The Alphaville Herald

Was Vivox Chat p0wned by Emerald Developers?

by Pixeleen Mistral on 30/08/10 at 12:16 pm

LindenWorld staff meetings an open book to ban-proof Fractured Crystal, Lonely Bluebird?

Did two Emerald developers – Fractured Crystal and Lonely Bluebird – taunt Emerald critic Hazim Gazov after using the Vivox voice chat admin portal disable Gazov’s Second Life voice? Were the rogue developers able to track Lab staff on private Linden-only islands? It appears so, if a screen capture provided to the Herald this weekend can be believed.

Over the last several months, a YouTube video and chatlogs have circulated, both of which strongly suggest both Fractured Crystal and Lonely Bluebird took the faction wars between the Emeralds and the Soviet Woodbury group to new levels after the Emerald’s site security was compromised and the data mining operation was revealed. This weekend, a source we will refer to as DeepYiff has provided the Herald with evidence the exploit that left Hazim Gazov speechless could also have compromised the security of all Vivox voice chat in Second Life.

While it is impossible to be absolutely certain that the screen captures DeepYiff provided are real, they appear to be the Vivox administration portal which can be used to mute, kick, or ban players from the voice service. The Vivox documentation also states that administrative users can listen in to chat channels without appearing to other users – something that may give pause to the Linden staff using Vivox chat for in-world meetings.  The screen capture below shows what is seems to be a Linden staff meeting in progress on the LindenWorld B private island.

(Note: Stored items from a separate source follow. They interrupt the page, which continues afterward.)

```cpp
struct cvo_hip_ctx {
    CtxOptions opt;
    int no_run_backoff = 0;
    long long side_builds_launched = 0;
    long long tail_handovers = 0;
    long long engine_begins = 0;
    long long engine_final_mirrored = 0;
    long long engine_final_copied = 0;
    long long run_aborts = 0;
    int list_stats[3] = {0, 0, 0};
    int async_stats[2] = {0, 0};
    long long list_grows = 0;
    long long run_timeouts = 0;
    int device = 0;
    hipStream_t stream = nullptr;
    bool own_stream = false;
    cvo_hip_params prm{};
    DevParams dprm{};
    Cloud fixed, moving;
    Cloud scratch_a, scratch_b;
    DevState *st = nullptr;
    DevHead *st2 = nullptr;
    bool head_mode = false;
    bool allow_head = true;
    DevState *st_host = nullptr;
// ... 125 lines not shown
inline bool runs_allowed(const cvo_hip_ctx *ctx) { return ctx->allow_run && ctx->no_run_backoff <= 0; }
const char *params_problem(const cvo_hip_params &p);
DevParams make_dev_params(const cvo_hip_params &p);
int cloud_ready(cvo_hip_ctx *ctx, Cloud &c);
int cloud_reserve(cvo_hip_ctx *ctx, Cloud &c, const float *xyz, const float *feat, int n, int layout);
int upload_cloud(cvo_hip_ctx *ctx, Cloud &c, const float *xyz, const float *feat, int n, int layout, bool on_device = false);
FilterPlan plan_filter(int nrows, int nb);
int ensure_buf(cvo_hip_ctx *ctx, DevBuf &b, size_t bytes);
int ensure_list(cvo_hip_ctx *ctx, int list, int nrows, int nb, double at_least);
void shard_ranges(const cvo_hip_ctx *ctx, int &rlo, int &rhi, int &slo, int &shi);
int fill_filter_geometry(cvo_hip_ctx *ctx, DevState *h);
int mailboxes_usable(cvo_hip_ctx *ctx);
bool host_reduce(const cvo_hip_ctx *ctx);
bool multi_rank(const cvo_hip_ctx *ctx);
DevParams loop_params(const cvo_hip_ctx *ctx);
hipStream_t loop_stream(const cvo_hip_ctx *ctx);
int enqueue_filter(cvo_hip_ctx *ctx, int list, const Cloud &ca, int row_lo, int row_hi, int tf_a, const Cloud &cb, int tf_b, int check_done);
int kept_format(const cvo_hip_ctx *ctx, unsigned *ebase);
KeptView kept_view(const cvo_hip_ctx *ctx);
int enqueue_process(cvo_hip_ctx *ctx, int mode, int list, DevBuf &part, const float4 *pos_a, const float *feat_a, int tf_a,
                    const float4 *pos_b, const float *feat_b, int tf_b, int first_counted, int check_done);
int drain_events(cvo_hip_ctx *ctx, int n_exec = -1, const DevState *fin = nullptr);
int reduce_over_ranks(cvo_hip_ctx *ctx, int off, int count);
int enqueue_flow(cvo_hip_ctx *ctx, bool tf_moving, int check_done, bool do_math, cvo_hip_trace *trace, int trace_cap);
int enqueue_step(cvo_hip_ctx *ctx, int check_done, bool do_math, cvo_hip_trace *trace, int trace_cap);
int check_overflow_and_grow(cvo_hip_ctx *ctx, bool *redo);
int prepare_buffers(cvo_hip_ctx *ctx);
int enqueue_iterations(cvo_hip_ctx *ctx, int count, int tag0, int trace_cap);
void drop_graphs(cvo_hip_ctx *ctx);
TLaunch mk_launch(int kernel, int q, unsigned gx, unsigned gz, unsigned smem = 0);
// ... 28 lines not shown
```

### cvo-rgbd_amd/csrc/cvo_job.cpp

```cpp
#include "cvo_internal.h"

using namespace cvo_dev;
using namespace cvo_impl;

namespace cvo_impl {
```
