# tyiannak/pyAudioAnalysis

Hardware: AMD Instinct MI355X
Metric: short-term frames/sec (34-feat, 16 kHz, 50 ms/25 ms) + HBM GB/s vs peak (higher is better)
Workload: dtype f64

## Files before the change

### pyaudioanalysis_amd/csrc/lib_host_api.hpp

```cpp
#pragma once
constexpr long long kRangedMinFrames = 65536;

static int run_host_st(const void *packed, const int64_t *offsets, int64_t n_clips, int sample_kind, double fs,
                       int window, int step, int deltas, double *out, const int64_t *out_offsets,
                       int64_t mid_ratio, int64_t mid_step, double *mid_out, const int64_t *mid_out_offsets) {
    if (!packed || !offsets) return fail(PAA_ERR_ARG, "null signal");
    { const int rc0 = ensure_init(); if (rc0) return rc0; }
    LaneGuard lane;
    const bool want_mid = mid_out != nullptr;
    if (want_mid && !deltas) return fail(PAA_ERR_ARG, "mid-term features are defined over the 68 delta rows");
    if (want_mid && mid_step < 1)
        return fail(PAA_ERR_ARG, "mid_step / short_step rounds to %lld: the reference loops forever "
                    "(MidTermFeatures.py:102,124)", (long long)mid_step);
    paa_plan *plan = nullptr;
    int rc;
    const long long frames_1 = (n_clips == 1) ? paa_num_frames(offsets[1] - offsets[0], window, step) : 0;
    const bool ranged = n_clips == 1 && out && !out_offsets && !want_mid && frames_1 >= kRangedMinFrames;
    {
        std::lock_guard<std::mutex> lk(g_mu);
        rc = plan_build(offsets, n_clips, sample_kind, fs, window, step, deltas, 0, &plan, ranged ? kCopyRanges : 1);
    }
    if (rc) return rc;
    std::unique_ptr<paa_plan, void (*)(paa_plan *)> guard(plan, plan_free_synced);
    const size_t esz = sample_kind == 0 ? 2 : (sample_kind == 2 ? 4 : 8);
    const long long base = offsets[0], n_total = offsets[n_clips] - base;
    if (base != 0) {
        for (auto &cd : plan->clips) cd.sample_off -= base;
        HIP_TRY(hipMemcpy(plan->d_clips, plan->clips.data(), plan->clips.size() * sizeof(ClipDev), hipMemcpyHostToDevice));
        std::vector<StatChunk> chunks;
        for (int64_t c = 0; c < n_clips; ++c)
            for (int i = 0; i < plan->clips[c].stat_count; ++i) {
                StatChunk ch; ch.start = plan->clips[c].sample_off + (long long)i * plan->stat_chunk;
                ch.len = (int)std::min<long long>(plan->stat_chunk, plan->clips[c].n - (long long)i * plan->stat_chunk);
                ch.clip = (int)c;
                chunks.push_back(ch);
            }
        if (!chunks.empty())
            HIP_TRY(hipMemcpy(plan->d_chunks, chunks.data(), chunks.size() * sizeof(StatChunk), hipMemcpyHostToDevice));
    }
    {
        std::lock_guard<std::mutex> lk(g_mu);
        if ((rc = scratch_reserve(lane.l->in, (size_t)n_total * esz + 64))) return rc;
        if ((rc = scratch_reserve(lane.l->out, (size_t)plan->out_doubles * 8))) return rc;
    }
    HIP_TRY(hipMemcpyAsync(lane.l->in.p, (const char *)packed + (size_t)base * esz, (size_t)n_total * esz,
                           hipMemcpyHostToDevice, cs()));
    const void *d_samples = lane.l->in.p;
    if (ranged && !plan->tiles_host.empty()) {
        double *d_out = (double *)lane.l->out.p;
        const long long T = plan->clips[0].T;
        const int F = plan->P.F;
        struct CopyStreamGuard { hipStream_t s; ~CopyStreamGuard() { if (s) (void)hipStreamSynchronize(s); } } copy_guard{lane.l->copy_stream};
        {
            std::lock_guard<std::mutex> lk(g_mu);
            if ((rc = launch_stats(plan, d_samples))) return rc;
        }
        long long first = 0;
        long long t_begin[kCopyRanges + 1];
        int used = 0;
        for (int r = 0; r < kCopyRanges && first < plan->n_tiles; ++r) {
            const long long t_target = (r == kCopyRanges - 1) ? T : T * (r + 1) / kCopyRanges;
            long long last = first;
            while (last < plan->n_tiles && (long long)plan->tiles_host[(size_t)last].t0 < t_target) ++last;
            if (last == first) continue;
            t_begin[used] = plan->tiles_host[(size_t)first].t0;
            {
                std::lock_guard<std::mutex> lk(g_mu);
                rc = kFamilies[plan->fam.family].execute(plan, d_samples, d_out, plan->d_tiles + first, last - first);
            }
            if (rc) return rc;
            HIP_TRY(hipEventRecord(lane.l->range_done[used], cs()));
            first = last;
            ++used;
        }
        t_begin[used] = T;
        for (int r = 0; r < used; ++r) {
            const long long a = t_begin[r], b = t_begin[r + 1];
            HIP_TRY(hipStreamWaitEvent(lane.l->copy_stream, lane.l->range_done[r], 0));
            HIP_TRY(hipMemcpy2DAsync(out + a, (size_t)T * 8, d_out + a, (size_t)T * 8, (size_t)(b - a) * 8, (size_t)F,
                                     hipMemcpyDeviceToHost, lane.l->copy_stream));
        }
        HIP_TRY(hipStreamSynchronize(lane.l->copy_stream));
        HIP_TRY(hipStreamSynchronize(cs()));
        return PAA_OK;
    }
    if ((rc = paa_plan_execute(plan, d_samples, (double *)lane.l->out.p))) return rc;
    if (want_mid) {
        const long long md = paa_plan_mid_doubles(plan, mid_step);
        {
            std::lock_guard<std::mutex> lk(g_mu);
            if ((rc = scratch_reserve(lane.l->mid, (size_t)md * 8))) return rc;
        }
        if ((rc = paa_plan_mid_execute(plan, (const double *)lane.l->out.p, mid_ratio, mid_step, (double *)lane.l->mid.p))) return rc;
        long long o = 0;
        for (int64_t c = 0; c < n_clips; ++c) {
            const long long cnt = 2LL * plan->P.F * paa_num_mid_windows(plan->clips[c].T, mid_step);
            double *dst = mid_out + (mid_out_offsets ? mid_out_offsets[c] : o);
            HIP_TRY(hipMemcpyAsync(dst, (double *)lane.l->mid.p + o, (size_t)cnt * 8, hipMemcpyDeviceToHost, cs()));
            o += cnt;
        }
    }
    if (out) {
        if (!out_offsets) {
            HIP_TRY(hipMemcpyAsync(out, lane.l->out.p, (size_t)plan->out_doubles * 8, hipMemcpyDeviceToHost, cs()));
        } else {
            int64_t c = 0;
            while (c < n_clips) {
                int64_t e = c;
                long long cnt = 0;
                while (e < n_clips && out_offsets[e] - out_offsets[c] == plan->clips[e].out_off - plan->clips[c].out_off) {
                    cnt = plan->clips[e].out_off - plan->clips[c].out_off + (long long)plan->P.F * plan->clips[e].T;
                    ++e;
                }
                HIP_TRY(hipMemcpyAsync(out + out_offsets[c], (double *)lane.l->out.p + plan->clips[c].out_off,
                                       (size_t)cnt * 8, hipMemcpyDeviceToHost, cs()));
                c = e;
            }
        }
    }
    HIP_TRY(hipStreamSynchronize(cs()));
    return PAA_OK;
}
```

click image for full size view

According to Emerald critic Hazim Gazov, both Joe Linden and Soft Linden were aware that some sort of Vivox exploit had taken place after Mr. Gazov reported that his Vivox chat had been disabled. However it is unclear what – if any – action was taken other than to re-enable Mr. Gazov’s voicechat.

While the Vivox admin screen capture appears to be a bit dated – 1/3 of the Linden staff shown are no longer with the lab, presumably due to the lab’s recent cost cutting measures – it appears to be common knowledge in certain circles that chat has been badly compromised.

I asked Plastic Duck for comment last night, and while he was unsure of the exact method Fractured Crystal (jcool) used, Plastic Duck thought it likely that Fractured Crystal had gained control over the Vivox admin interface.

Pixeleen Mistral: what do you know about the VIvox admin interface?
Plastic Duck: it’s insecure
Pixeleen Mistral: how insecure?
Plastic Duck: jcool was able to get full access
Pixeleen Mistral: yeah, I got a screen shot that implies that
Plastic Duck: and disable peoples accounts
Pixeleen Mistral: Hazim’s account for instance
Plastic Duck: yeah
Pixeleen Mistral: but Vivox has a game moderator can listen in feature
Pixeleen Mistral: and LL uses vivox for staff meetings
Plastic Duck: yeah he can likely listen in on whatever
Pixeleen Mistral: any idea how jcool got in?
Plastic Duck: from what I understand you could just force some admin bit
Plastic Duck: and the servers would happily comply
Plastic Duck: or it could have been related to the exploit that lets you run a rogue sim
Plastic Duck: jcool was abusing the shit out of that one
Plastic Duck: to download files from peoples computers heh
 

All of this raises further questions about why Fractured Crystal has not been banned from Second Life – and how much longer the Lab will tolerate the Emerald gang. Fractured Crystal claimed responsiblity for the DDoS attack that led to Philip Linden warning players against the Emerald viewer last week, but perhaps he overheard something in a staff meeting that made him ban-proof.